Stephen snorted. “And you do. Just not today. And I really can’t stay.” He jogged down the stairs, brushing past the teen. When Brad didn’t follow, Stephen turned and said, “I mean it, Stadler. Out.”
Brad hopped down the stairs, hooking his thumb in the strap of his backpack. “Sure, Father.”
Stephen escorted him out, turned and locked the door, then strode out to the tree. His first thought was to try the parking lot, but one look at the people milling in and out and the rumble of cars assured him that there was nothing unusual there.
“If I were an angel, where would I go?” he murmured, his eyes traveling across the vista and falling on the silent forest, leaves filtering the noon-sun. He started that way.
Leaning against the brick wall of the building, Brad watched, perplexed, as Stephen strode across the field. Seeing the usually focused priest so distracted was decidedly strange… strange enough, he reasoned, that some investigation was in order. Brad waited until Stephen was halfway across the field, then stole after him.
Mephistopheles tracked the angel all the way across the forest as the sun traveled inch by inch across the sky. He stopped when she stopped; walked when she walked, practically breathed in time with her. So deep was his attunement that when the grackle landed on his shoulder and pecked his clavicle, the Fallen angel almost tripped.
“What is it?” he hissed at the bird, glancing around. A swatch of gray caught his eye: a set of distant buildings seen through the gaps in the underbrush. Dilapidated, worn paint dulled to the dusty gray-brown of clinging pollution adorned ill-used apartment buildings with a bleak aura. The angel was heading for them.

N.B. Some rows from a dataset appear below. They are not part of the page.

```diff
@@ -224,7 +226,7 @@
         HIP_CHECK(ctx, hipMemsetAsync(R.P.msort_hist, 0, (2 * MER_SORT_MAXBINS + 16) * sizeof(uint32_t), pp.stream));
     }
     R.P.hitq = pp.hitq.as<unsigned long long>(); R.P.hitq_cap = pp.hitq_cap; R.P.hitq_ctr = pp.hitq_ctr.as<unsigned long long>(); R.P.work_counter = R.P.hitq_ctr + 48;
-    R.P.ksteps = pl.ksteps0; R.P.cq_row = 0;
+    R.P.ksteps = pl.ksteps0; R.P.cq_row = 0; R.P.march_spread = R.P.msort ? 0u : pl.march_spread;
     R.done = R.P.total_work == 0;
     if (R.done) return 0;
     R.blocks = R.nslots * slot_mult / MER_BLOCK;
@@ -274,6 +276,7 @@
             march_blocks = (unsigned) std::max<uint64_t>(1, (records + MER_BLOCK - 1) / MER_BLOCK);
             event_blocks = side_walks_return ? march_blocks : (unsigned) std::max<uint64_t>(1, ((uint64_t) R.alive_bound + MER_BLOCK - 1) / MER_BLOCK);
         }
+        march_blocks = std::max(march_blocks, std::min(R.blocks, (unsigned) (R.P.march_spread / (MER_BLOCK / 64))));
         for (uint32_t b = 0; b < check_every; b++) {
             const uint32_t pass = R.pass;
             while (pp.pass_events.size() < (size_t) (pass + 1) * 3) {
diff --git a/mitsubaer_amd/csrc/mer_wavefront.hpp b/mitsubaer_amd/csrc/mer_wavefront.hpp
--- a/mitsubaer_amd/csrc/mer_wavefront.hpp
+++ b/mitsubaer_amd/csrc/mer_wavefront.hpp
@@ -2,6 +2,7 @@
 #include "mer_walk.hpp"
 #include "mer_connect.hpp"
 #include "mer_microfacet.hpp"
+#include "mer_march_spread.hpp"
 
 namespace mer {
 
@@ -362,12 +363,14 @@
     const uint32_t j = blockIdx.x * MER_BLOCK + threadIdx.x;
     if (j >= P.nslots_all) return;
     if (j == 0) { const unsigned long long t = P.hitq_ctr[0], h = P.hitq_ctr[MER_HITQ_HEAD]; if (h > t) P.hitq_ctr[MER_HITQ_HEAD] = t; }
+    const uint32_t spread_waves = min(gridDim.x * (MER_BLOCK / 64), P.march_spread);
     const uint32_t count = P.msort ? P.msort_count[0] : queue_total(P.mq[pass & 1u], pass);
     uint32_t jl = j;
     if (P.msort) {
         const uint32_t T = (count + MER_BLOCK - 1) / MER_BLOCK, b = blockIdx.x, x = b & 7u, qd = T >> 3, r = T & 7u;
         jl = b < T ? ((x < r ? x * (qd + 1u) : r * (qd + 1u) + (x - r) * qd) + (b >> 3)) * MER_BLOCK + threadIdx.x : 0xffffffffu;
-    }
+    } else if ((count >> 6) < spread_waves)
+        jl = march_spread_pos(j >> 6, threadIdx.x & 63u, count, spread_waves, spread_waves);
     LaneCounters C; C.clear();
     uint32_t iters = 0, i = 0;
     bool has_event = false, still_marching = false, child_ended = false; int ev_class = 0, mq_class = 0;
```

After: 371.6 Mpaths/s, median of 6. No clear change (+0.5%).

“Curse it,” Mephistopheles muttered. “We’ll cut around her.” The grackle cocked its head, then was off in a flutter of wings.
Sliding through the underbrush proved more difficult near the human settlement. The brambles and shrubs were denser, as if the wood had grown more tangled in defense against those that pushed against its border… and perhaps it had. He was forced to detour around some particularly difficult areas, losing sight of the angel altogether. It felt like far too long before he pushed past the thorns of a particularly defiant bush and stopped for breath.

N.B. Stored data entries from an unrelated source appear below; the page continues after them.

# UBC-AWP/vision-sam3-yolo-lameless

Hardware: AMD Instinct MI355X
Metric: frames/sec (whole node) for YOLO+SAM3+DINOv3 feature extraction, 1080p clips (higher is better)
Workload: dtype f16; 1 GPU; BASELINE cfg#5, dense schedule: fused per-frame path on a synthetic 5 s @ 30 fps 1080p clip (150 unique BGR frames resident in HBM): YOLOv8-l detect (letterbox 384x640, NMS, scale_boxes; f16 plan) -> SAM (Hiera-B+ image encoder + FPN at 1024x1024, box-prompted mask decoder, 1080p mask + statistics + contour features) + DINOv3 ViT-L/16 embed (224x224) on EVERY frame; per-frame records packed, gathe; parallelism=one clip per GPU, 1 GPU(s), one gather per step, streams=7

## Files before the change

### vision-sam3-yolo-lameless_amd/csrc/pre.hip

```cpp
#include "common.h"

namespace {

constexpr int PRECISION_BITS = 32 - 8 - 2;

__device__ __forceinline__ uint8_t clip8(int v) {
  const int top = (256 << PRECISION_BITS) - 1;
  v = v < 0 ? 0 : (v > top ? top : v);
  return (uint8_t)((unsigned)v >> PRECISION_BITS);
}

__device__ __forceinline__ int tap(unsigned byte, int coef) { return __mul24((int)byte, coef); }

constexpr int RESIZE_H_MAX_ROW = 16384;
constexpr int RESIZE_H_LDS = 2 * RESIZE_H_MAX_ROW;
constexpr int RESIZE_H_ROWS = 4;

inline int resize_h_group(int rowb) {
  int r = (RESIZE_H_LDS - 16) / rowb;
  r = r > 8 ? 8 : r;
  return r >= RESIZE_H_ROWS ? r / RESIZE_H_ROWS * RESIZE_H_ROWS : r;
}

__global__ __launch_bounds__(256) void pil_resize_h_kernel(const uint8_t* __restrict__ src, uint8_t* __restrict__ dst,
                                                           int n, int sh, int sw, int dw, int group,
                                                           const int32_t* __restrict__ bounds,
                                                           const int32_t* __restrict__ kk, int ksize, int swap_rb) {
  __shared__ __attribute__((aligned(16))) uint8_t buf[RESIZE_H_LDS];
  const int rowb = sw * 3;
  const int64_t rows = (int64_t)n * sh;
  const int dwq = (dw + 3) & ~3;
  for (int64_t row0 = (int64_t)blockIdx.x * group; row0 < rows; row0 += (int64_t)gridDim.x * group) {
    const int nr = rows - row0 < group ? (int)(rows - row0) : group;
    const uint8_t* s0 = src + row0 * rowb;
    const int span = nr * rowb;
    const int mis = (int)(reinterpret_cast<uintptr_t>(s0) & 15);
    int head = mis ? 16 - mis : 0;
    head = head > span ? span : head;
    for (int i = threadIdx.x; i < head; i += blockDim.x) buf[mis + i] = s0[i];
    const int nvec = (span - head) / 16;
    for (int v = threadIdx.x; v < nvec; v += blockDim.x)
      *reinterpret_cast<u32x4*>(buf + mis + head + v * 16) = *reinterpret_cast<const u32x4*>(s0 + head + v * 16);
    for (int i = head + nvec * 16 + threadIdx.x; i < span; i += blockDim.x) buf[mis + i] = s0[i];
    __syncthreads();
    const int ntask = dwq * ((nr + RESIZE_H_ROWS - 1) / RESIZE_H_ROWS);
    for (int t0 = 0; t0 < ntask; t0 += blockDim.x) {
      const int t = t0 + threadIdx.x;
      const int rg = t / dwq, xq = t - rg * dwq;
      const int r0 = rg * RESIZE_H_ROWS;
      const bool live = t < ntask && xq < dw;
      const int xo = xq < dw ? xq : dw - 1;
      int rb[RESIZE_H_ROWS];
#pragma unroll
      for (int r = 0; r < RESIZE_H_ROWS; ++r) rb[r] = mis + (r0 + r < nr ? r0 + r : nr - 1) * rowb;
      const int xmin = bounds[2 * xo], cnt = bounds[2 * xo + 1];
      const int32_t* k = kk + (int64_t)xo * ksize;
      int a[RESIZE_H_ROWS][3];
#pragma unroll
      for (int r = 0; r < RESIZE_H_ROWS; ++r) a[r][0] = a[r][1] = a[r][2] = 1 << (PRECISION_BITS - 1);
      for (int x = 0; x < cnt; ++x) {
        const int c = k[x];
        const int off = (xmin + x) * 3;
#pragma unroll
        for (int r = 0; r < RESIZE_H_ROWS; ++r) {
          const uint8_t* s = buf + rb[r] + off;
          a[r][0] += tap(s[0], c);
          a[r][1] += tap(s[1], c);
          a[r][2] += tap(s[2], c);
        }
      }
      const int j = xq & 3;
      const bool quad = xq - j + 4 <= dw;
#pragma unroll
      for (int r = 0; r < RESIZE_H_ROWS; ++r) {
        const unsigned b0 = clip8(swap_rb ? a[r][2] : a[r][0]), b1 = clip8(a[r][1]), b2 = clip8(swap_rb ? a[r][0] : a[r][2]);
        const unsigned px = b0 | (b1 << 8) | (b2 << 16);
        const unsigned nx = __shfl_down(px, 1, 64);
        if (!live || r0 + r >= nr) continue;
        uint8_t* d = dst + (row0 + r0 + r) * dw * 3 + xq * 3;
        if (quad && ((reinterpret_cast<uintptr_t>(d) - 3 * j) & 3) == 0) {
          if (j < 3) *reinterpret_cast<unsigned*>(d - 3 * j + 4 * j) = (px >> (8 * j)) | (nx << (24 - 8 * j));
        } else {
          d[0] = (uint8_t)b0;
          d[1] = (uint8_t)b1;
          d[2] = (uint8_t)b2;
        }
      }
    }
    __syncthreads();
  }
}

__global__ __launch_bounds__(256) void pil_resize_v_kernel(const uint8_t* __restrict__ src, uint8_t* __restrict__ dst,
                                                           int n, int sh, int dh, int w,
                                                           const int32_t* __restrict__ bounds,
                                                           const int32_t* __restrict__ kk, int ksize) {
  const int rowb = w * 3;
  const int64_t total = (int64_t)n * dh * rowb;
  for (int64_t i = (int64_t)blockIdx.x * blockDim.x + threadIdx.x; i < total; i += (int64_t)gridDim.x * blockDim.x) {
    const int xb = (int)(i % rowb);
    const int64_t r = i / rowb;
    const int yo = (int)(r % dh);
    const int img = (int)(r / dh);
    const int ymin = bounds[2 * yo], cnt = bounds[2 * yo + 1];
    const int32_t* k = kk + (int64_t)yo * ksize;
    const uint8_t* s = src + ((int64_t)img * sh + ymin) * rowb + xb;
    int a = 1 << (PRECISION_BITS - 1);
    for (int y = 0; y < cnt; ++y) a += tap(s[(int64_t)y * rowb], k[y]);
    dst[i] = clip8(a);
  }
}
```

The grackle swooped back into sight. It didn’t land on his shoulder, but zipped to and fro before him.
“What—all right, I’m coming!” He jogged to the west and stopped at the edge of the clearing, creeping forward to stand, still as a shadow, at a pine.
She had folded down on the grass, onto her knees. She held the blanket clutched in her hand, covering her legs and breast, but her entire back was exposed from the nape of her neck to the slope of her buttocks.
Mephistopheles had never seen wings so beautifully streamlined, lifting from her back with a grace that complimented the sublime arch of her spine and the fragility of her neck. His hand tightened on the trunk. Her pain was nearly unbearable; the only thing that held him back was the certain knowledge that the last thing on Earth an angel wanted to see was one of the Fallen. He dragged his gaze away with difficulty.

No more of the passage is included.